Sorry, [indiscernible] rotate it, rejig some of the assets where we can, okay? Japan will long term be a small piece in our entire portfolio in whichever form, okay? But it will not be a very big portion of our portfolio. So if you ask me because of the -- some of the project managers that we are dealing in Japan for this specific cluster of assets that we have, it will be an all-or-nothing issue. But long term, I still want to be in Japan for a small portion, so it will be a stake.

Unknown Analyst

analyst
#102

Understood. And just my last question is on occupancy costs at Festival Walk and VivoCity. Could you give us some color on that.

Hwee Li Lim

executive
#103

Plus minus, of minus 20 years.

Unknown Analyst

analyst
#104

Still 20%. Okay got it.

Hwee Li Lim

executive
#105

Plus minus, yes. One is plus, one is minus until we get [indiscernible]

Li Yeng Teng

executive
#106

Just quickly moving on to one question that has been raised by a Jamie from Randall investments online. Jamie's question is, what is the occupancy cost of Festival Walk, which I believe we have just answered. The next question from Jamie is actually when should we expect the effect of prepandemic leases to ease in the mall, maybe Wee Leong can just recap.

Wee Leong Koh

executive
#107

Sorry, again, the...

Li Yeng Teng

executive
#108

When should we expect the effect of prepandemic leases to ease.

Wee Leong Koh

executive
#109

Yes. So as I mentioned earlier, right?
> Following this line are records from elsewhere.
template <int MAXV, int RPW, bool AFFINE>
__global__ __launch_bounds__(256) void layernorm_kernel(LNParams p) {
    const int lane = threadIdx.x & 63;
    const int row0 = (blockIdx.x * 4 + (threadIdx.x >> 6)) * RPW;
    if (row0 >= p.M) return;
    const int nv = p.C / 8;
    float v[RPW][MAXV][8];
    float s1[RPW];
    Frag8 f[RPW][MAXV];
#pragma unroll
// ... 79 lines not shown
extern "C" int mdx_groupnorm_bf16(const MdxGroupNormDesc* d, void* stream) {
    if (!d || !d->X || !d->Y || !d->gamma || !d->beta) return set_error(MDX_EINVAL, "mdx_groupnorm_bf16: null operand");
    if (d->G <= 0 || d->C % d->G) return set_error(MDX_EINVAL, "groupnorm: C=%ld not divisible by G=%ld", (long)d->C, (long)d->G);
    const char* op = "mdx_groupnorm_bf16";
    MDX_NEED(need_int(op, "B", d->B)); MDX_NEED(need_int(op, "HW", d->HW)); MDX_NEED(need_int(op, "C", d->C)); MDX_NEED(need_int(op, "G", d->G));
    MDX_NEED(need_aligned(op, "gamma", d->gamma, 16)); MDX_NEED(need_aligned(op, "beta", d->beta, 16)); MDX_NEED(need_aligned(op, "ws", d->ws, 16));
    MDX_NEED(need_aligned(op, "X", d->X, 2)); MDX_NEED(need_aligned(op, "Y", d->Y, 2));
    if (d->C <= 0 || d->ldx < d->C || d->ldy < d->C) return set_error(MDX_EINVAL, "%s: need 0 < C <= ldx, ldy", op);
    if (d->B <= 0 || d->HW <= 0) return MDX_OK;
    GNParams p;
    p.X = (const bf16_t*)d->X; p.Y = (bf16_t*)d->Y; p.gamma = d->gamma; p.beta = d->beta;
    p.B = (int)d->B; p.HW = (int)d->HW; p.C = (int)d->C; p.G = (int)d->G; p.ldx = d->ldx; p.ldy = d->ldy;
    p.eps = (float)d->eps; p.silu = (int)d->silu;
    const int cpg = p.C / p.G;
    hipStream_t st = (hipStream_t)stream;
    const int two_stage = (int)opt(OPT_GN_TWO_STAGE);
    const long elems = (long)p.HW * p.C;
    const int nt_ws = (p.C % 8 == 0) ? ((p.C / 8) > GN2_NT ? GN2_NT : gn2_rows(p.C / 8) * (p.C / 8)) : 0;
    const bool small = (long)p.B * elems <= opt(OPT_GN_ONE_KERNEL_ELEMS);
    if (two_stage && !small && d->ws && elems >= 32768 && p.C % 8 == 0 && p.C <= GN2_MAXC && p.G <= nt_ws && p.ldx % 8 == 0 && p.ldy % 8 == 0 &&
        ((uintptr_t)p.X & 15) == 0 && ((uintptr_t)p.Y & 15) == 0) {
        GN2Params q;
        q.X = p.X; q.Y = p.Y; q.gamma = p.gamma; q.beta = p.beta; q.part = (float*)d->ws;
        q.B = p.B; q.HW = p.HW; q.C = p.C; q.G = p.G; q.ldx = p.ldx; q.ldy = p.ldy; q.eps = p.eps; q.silu = p.silu;
        q.rev = (int)opt(OPT_GN_REVERSE);
        q.stat = nullptr;
        const int C8 = p.C / 8, rows = gn2_rows(C8);
        const int nt = C8 > GN2_NT ? GN2_NT : rows * C8;
        int target = (int)(4096 / p.B); if (target < 1) target = 1;
        int pch = (p.HW + target - 1) / target;
        if (pch < rows * GN2_U) pch = rows * GN2_U;
        pch = (pch + rows - 1) / rows * rows;
        if (pch > p.HW) pch = p.HW;
        q.PCH = pch;
        q.nchunk = (p.HW + q.PCH - 1) / q.PCH;
        const long part_bytes = (long)p.B * q.nchunk * p.G * 3 * (long)sizeof(float);
        if (part_bytes <= d->ws_bytes) {
            dim3 grid2(q.nchunk, p.B);
            if (C8 > GN2_NT) hipLaunchKernelGGL(gn_stats_kernel<2>, grid2, dim3(nt), 0, st, q);
            else hipLaunchKernelGGL(gn_stats_kernel<1>, grid2, dim3(nt), 0, st, q);
            int rc = check_launch("gn_stats_kernel", false);
            if (rc) return rc;
            q.stat = nullptr;
            const long stat_bytes = (long)p.B * p.G * 2 * (long)sizeof(float);
            const long fin = opt(OPT_GN_FINALIZE_CHUNKS);
            if (fin > 0 && q.nchunk > fin && part_bytes + stat_bytes <= d->ws_bytes) {
                float* stat = (float*)((char*)d->ws + part_bytes);
                hipLaunchKernelGGL(gn_finalize_kernel, dim3(p.G, p.B), dim3(64), 0, st, q.part, stat, q.nchunk, p.G, p.eps);
                rc = check_launch("gn_finalize_kernel", false);
                if (rc) return rc;
                q.stat = stat;
            }
            if (C8 > GN2_NT) hipLaunchKernelGGL(gn_apply_kernel<2>, grid2, dim3(nt), 0, st, q);
            else hipLaunchKernelGGL(gn_apply_kernel<1>, grid2, dim3(nt), 0, st, q);
            return check_launch("gn_stats_kernel+gn_apply_kernel");
        }
    }
    if (cpg > GN_MAX_CPG) return set_error(MDX_EUNSUPPORTED, "groupnorm: %d channels per group (at most %d outside the two-stage path)", cpg, GN_MAX_CPG);
    int vec = 1;
    for (int v = 8; v > 1; v >>= 1) {
        if (cpg % v == 0 && p.ldx % v == 0 && p.ldy % v == 0 && ((uintptr_t)p.X % (2 * v)) == 0 && ((uintptr_t)p.Y % (2 * v)) == 0) { vec = v; break; }
    }
    dim3 grid(p.G, p.B);
    switch (vec) {
        case 8: hipLaunchKernelGGL(groupnorm_kernel<8>, grid, dim3(GN_THREADS), 0, st, p); break;
        case 4: hipLaunchKernelGGL(groupnorm_kernel<4>, grid, dim3(GN_THREADS), 0, st, p); break;
        case 2: hipLaunchKernelGGL(groupnorm_kernel<2>, grid, dim3(GN_THREADS), 0, st, p); break;
        default: hipLaunchKernelGGL(groupnorm_kernel<1>, grid, dim3(GN_THREADS), 0, st, p); break;
    }
    return check_launch("groupnorm_kernel");
}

So today, we talk about 6% to 8% pre-COVID lease this year. So hopefully, next year where we actually renew that, I think this minus 8% active lease you see today, right? So hopefully, we'll be narrowing that as we move towards the next year.

Li Yeng Teng

executive
#110

I think we have approached the end of our full year results. Thank you so much for your questions and active participation today. Again, for further -- if you have further questions, please feel free to reach out with the Investor Relations team here. We always at your service. Thank you again for your support and the time today. We wish you a great day ahead. Goodbye. Thank you.